В это мгновение на звездном небе образовалось несколько щелей, через которые полился электрический свет. Потом кусок неба ушел в сторону, и оказалось, что это обычная дверь, только покрашенная в темно‑синее, почти в черное. На пороге ее появился человек в пыльном комбинезоне. В руках он держал раздвигающуюся лестницу. На голове у него была нахлобучена кепка. Похоже, он от отсутствия воздуха на лунной поверхности совсем не мучился, опровергая тем самым бытующее утверждение, что на Луне нечем дышать и перемещаться там можно лишь в герметических скафандрах, снабженных баллонами со сжатым воздухом, как у подводников.

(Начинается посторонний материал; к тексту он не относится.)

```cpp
template <int PRIMS, bool TEXTURED, bool FAST_UV = false>
__device__ __forceinline__ Hit prim_hit_record(const Prim &P, d3 o, d3 d, double time, double t, int aux, bool want_uv) {
    d3 oo = o, dd = d;
    const int flags = PRIMS == PRIMS_ANY ? P.flags : 0;
    if (flags & RT_PRIM_HAS_TRANSLATE) oo = oo - ld3(P.tr);
    if (flags & RT_PRIM_HAS_ROTATE_Y) {
        oo = rot_fwd(oo, P.rot_sin, P.rot_cos);
        dd = rot_fwd(dd, P.rot_sin, P.rot_cos);
    }
    Hit h;
    h.point = oo + t * dd;
    h.u = 0.0;
    h.v = 0.0;
    h.uv_approx = false;
    const int kind = PRIMS == PRIMS_SPHERES ? (int)RT_PRIM_SPHERE : P.kind;
    if (PRIMS == PRIMS_ANY && kind == RT_PRIM_MOVING_SPHERE) {
        const d3 center = ld3(P.p) + ((time - P.rot_sin) * P.rot_cos) * ld3(P.tr);
        d3 outward = (h.point - center) * P.inv_radius;
        if (TEXTURED && want_uv) {
            const UV uv = sphere_uv(h.point);
            h.u = uv.u;
            h.v = uv.v;
        }
        set_face_normal(h, dd, outward);
    } else if (PRIMS != PRIMS_RECTS && kind == RT_PRIM_SPHERE) {
        d3 outward = (h.point - ld3(P.p)) * P.inv_radius;
        if (TEXTURED && want_uv) {
#ifndef RT_EXACT_DIV
            if (FAST_UV && flags == 0 && fma(-outward.y, outward.y, 1.0) >= 0x1p-10) {
                const UV uv = sphere_uv_f32(outward);
                h.u = uv.u;
                h.v = uv.v;
                h.uv_approx = true;
            } else
#endif
            {
                const UV uv = sphere_uv(outward);
                h.u = uv.u;
                h.v = uv.v;
            }
        }
        set_face_normal(h, dd, outward);
    } else {
        int axis;
        double a0, a1, b0, b1, k;
        if (PRIMS == PRIMS_ANY && kind == RT_PRIM_BOX) {
            box_side(P.p, aux, axis, a0, a1, b0, b1, k);
        } else {
            axis = kind == RT_PRIM_XY_RECT ? 2 : (kind == RT_PRIM_XZ_RECT ? 1 : 0);
            a0 = P.p[0]; a1 = P.p[1]; b0 = P.p[2]; b1 = P.p[3];
        }
        if (TEXTURED && want_uv) {
            int ia = axis == 0 ? 1 : 0;
            int ib = axis == 2 ? 1 : 2;
            h.u = (comp(h.point, ia) - a0) / (a1 - a0);
            h.v = (comp(h.point, ib) - b0) / (b1 - b0);
        }
        set_face_normal_axis(h, dd, axis);
    }
    if (flags & RT_PRIM_HAS_ROTATE_Y) {
        h.point = rot_back(h.point, P.rot_sin, P.rot_cos);
        set_face_normal(h, dd, rot_back(h.normal, P.rot_sin, P.rot_cos));
    }
    if (flags & RT_PRIM_HAS_TRANSLATE) {
        h.point = h.point + ld3(P.tr);
        set_face_normal(h, d, h.normal);
    }
    return h;
}

template <bool IDENTITY>
__device__ __forceinline__ double perlin_noise(const Perlin &pl, d3 p) {
    double fx = floor(p.x), fy = floor(p.y), fz = floor(p.z);
    double u = p.x - fx, v = p.y - fy, w = p.z - fz;
    int i = (int)fx, j = (int)fy, k = (int)fz;
    double uu = u * u * (3.0 - 2.0 * u);
    double vv = v * v * (3.0 - 2.0 * v);
    double ww = w * w * (3.0 - 2.0 * w);
    const double fu[2] = {1.0 - uu, uu}, fv[2] = {1.0 - vv, vv}, fw[2] = {1.0 - ww, ww};
    double accum = 0.0;
#pragma unroll
    for (int di = 0; di < 2; ++di)
#pragma unroll
        for (int dj = 0; dj < 2; ++dj) {
            const double fuv = fu[di] * fv[dj];
#pragma unroll
            for (int dk = 0; dk < 2; ++dk) {
                int index;
                if (IDENTITY)
                    index = (i + di) ^ (j + dj) ^ (k + dk);
                else
                    index = pl.perm_x[(uint32_t)(i + di) & 255u] ^ pl.perm_y[(uint32_t)(j + dj) & 255u] ^
                            pl.perm_z[(uint32_t)(k + dk) & 255u];
                const double *g = pl.ranvec[index & 255];
                d3 weight = mk(u - di, v - dj, w - dk);
                accum += fuv * fw[dk] * dot(ld3(g), weight);
            }
        }
    return accum;
}

template <bool IDENTITY>
__device__ __forceinline__ double perlin_turbulence(const Perlin &pl, d3 p, int depth) {
    double accum = 0.0, weight = 1.0;
    for (int o = 0; o < depth; ++o) {
        accum += weight * perlin_noise<IDENTITY>(pl, p);
        weight *= 0.5;
        p = p * 2.0;
    }
    return fabs(accum);
}

__device__ __forceinline__ double clamp01(double x) { return x < 0.0 ? 0.0 : (x > 1.0 ? 1.0 : x); }

__device__ __forceinline__ double sin_lean(double x) {
    const double kd = rint(x * 0.63661977236758134308);
    double r = fma(-kd, 1.57079632673412561417e+00, x);
    r = fma(-kd, 6.07710050630396597660e-11, r);
    r = fma(-kd, 2.02226624871116645580e-21, r);
    const int q = (int)kd;
    const double z = r * r;
    const double ps = fma(z, fma(z, fma(z, fma(z, 1.58969099521155010221e-10, -2.50507602534068634195e-08),
                                        2.75573137070700676789e-06), -1.98412698298579493134e-04),
                          8.33333333332248946124e-03);
    const double sn = fma(z * r, fma(z, ps, -1.66666666666666324348e-01), r);
    const double pc = fma(z, fma(z, fma(z, fma(z, fma(z, -1.13596475577881948265e-11, 2.08757232129817482790e-09),
                                               -2.75573143513906633035e-07), 2.48015872894767294178e-05),
                                 -1.38888888888741095749e-03), 4.16666666666666019037e-02);
    const double cs = 1.0 - fma(0.5, z, -(z * z) * pc);
    const double v = (q & 1) ? cs : sn;
    return (q & 2) ? -v : v;
}

__device__ __forceinline__ int sin_sign(double x) {
    const double kd = rint(x * 0.63661977236758134308);
    double r = fma(-kd, 1.57079632673412561417e+00, x);
    r = fma(-kd, 6.07710050630396597660e-11, r);
    r = fma(-kd, 2.02226624871116645580e-21, r);
    const int q = (int)kd;
    const int s = (q & 1) ? 1 : (r > 0.0 ? 1 : (r < 0.0 ? -1 : 0));
    return (q & 2) ? -s : s;
}

__device__ __forceinline__ bool sines_product_negative(double a, double b, double c) {
#ifndef RT_EXACT_DIV
    const double inv_pi = 0.31830988618379067154;
    const uint32_t odd = (uint32_t)(int)floor(a * inv_pi) ^ (uint32_t)(int)floor(b * inv_pi) ^ (uint32_t)(int)floor(c * inv_pi);
    const bool zero = a * b * c == 0.0;
    return !zero && (odd & 1u) != 0u;
#else
    uint32_t negative = 0;
    bool zero = false;
    const double xs[3] = {a, b, c};
#pragma unroll
    for (int k = 0; k < 3; ++k) {
        const double kd = rint(xs[k] * 0.63661977236758134308);
        double r = fma(-kd, 1.57079632673412561417e+00, xs[k]);
        r = fma(-kd, 6.07710050630396597660e-11, r);
        r = fma(-kd, 2.02226624871116645580e-21, r);
        const uint32_t q = (uint32_t)(int)kd;
        const uint32_t r_neg = (uint32_t)((unsigned long long)__double_as_longlong(r) >> 63);
        zero = zero || ((q & 1u) == 0u && r == 0.0);
        negative ^= (q >> 1) ^ (~q & r_neg);
    }
// ... 95 lines not shown
```

racer-tracer_amd/csrc/rt_trace_pool_kernel.hip:

```cpp
#include <cstddef>
#include <type_traits>
#include "rt_trace_common.h"
#include "rt_primary_bounds.h"
#include "rt_variant_dispatch.h"
#include "rt_pool_profile.h"
#include "rt_pool_lds.h"
#include "rt_pool_coop.h"
#include "rt_pool_deliver.h"
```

– Это что, – засмеялся Шешель, – путешественник по космическому пространству?
– Почти. Это реквизитор, – сказал Томчин, немного сконфузившись, а потом он тоже засмеялся, когда увидел, что техник принес с собой несколько лампочек разной величины и яркости и стал вворачивать их в небо над Луной. – Вы видите один из дней творения. Это бог‑создатель. Не иначе. Только он все перепутал. Создал Луну, теперь звезды создает, а о Земле вспомнит в самую последнюю очередь, – сказал Томчин. – «Если звезды зажигаются, значит, это кому‑то нужно». Теперь вы знаете кому. Мне.
Реквизитор оставлял за собой на лунной поверхности четкие отпечатки подошв своих ботинок.
Первый человек на Луне, – опять усмехнулся Шешель, – вот он какой. Он даже сам об этом не догадывается. Писатели‑фантасты, пожалуй, отдали бы многое, чтобы оказаться сейчас на нашем месте.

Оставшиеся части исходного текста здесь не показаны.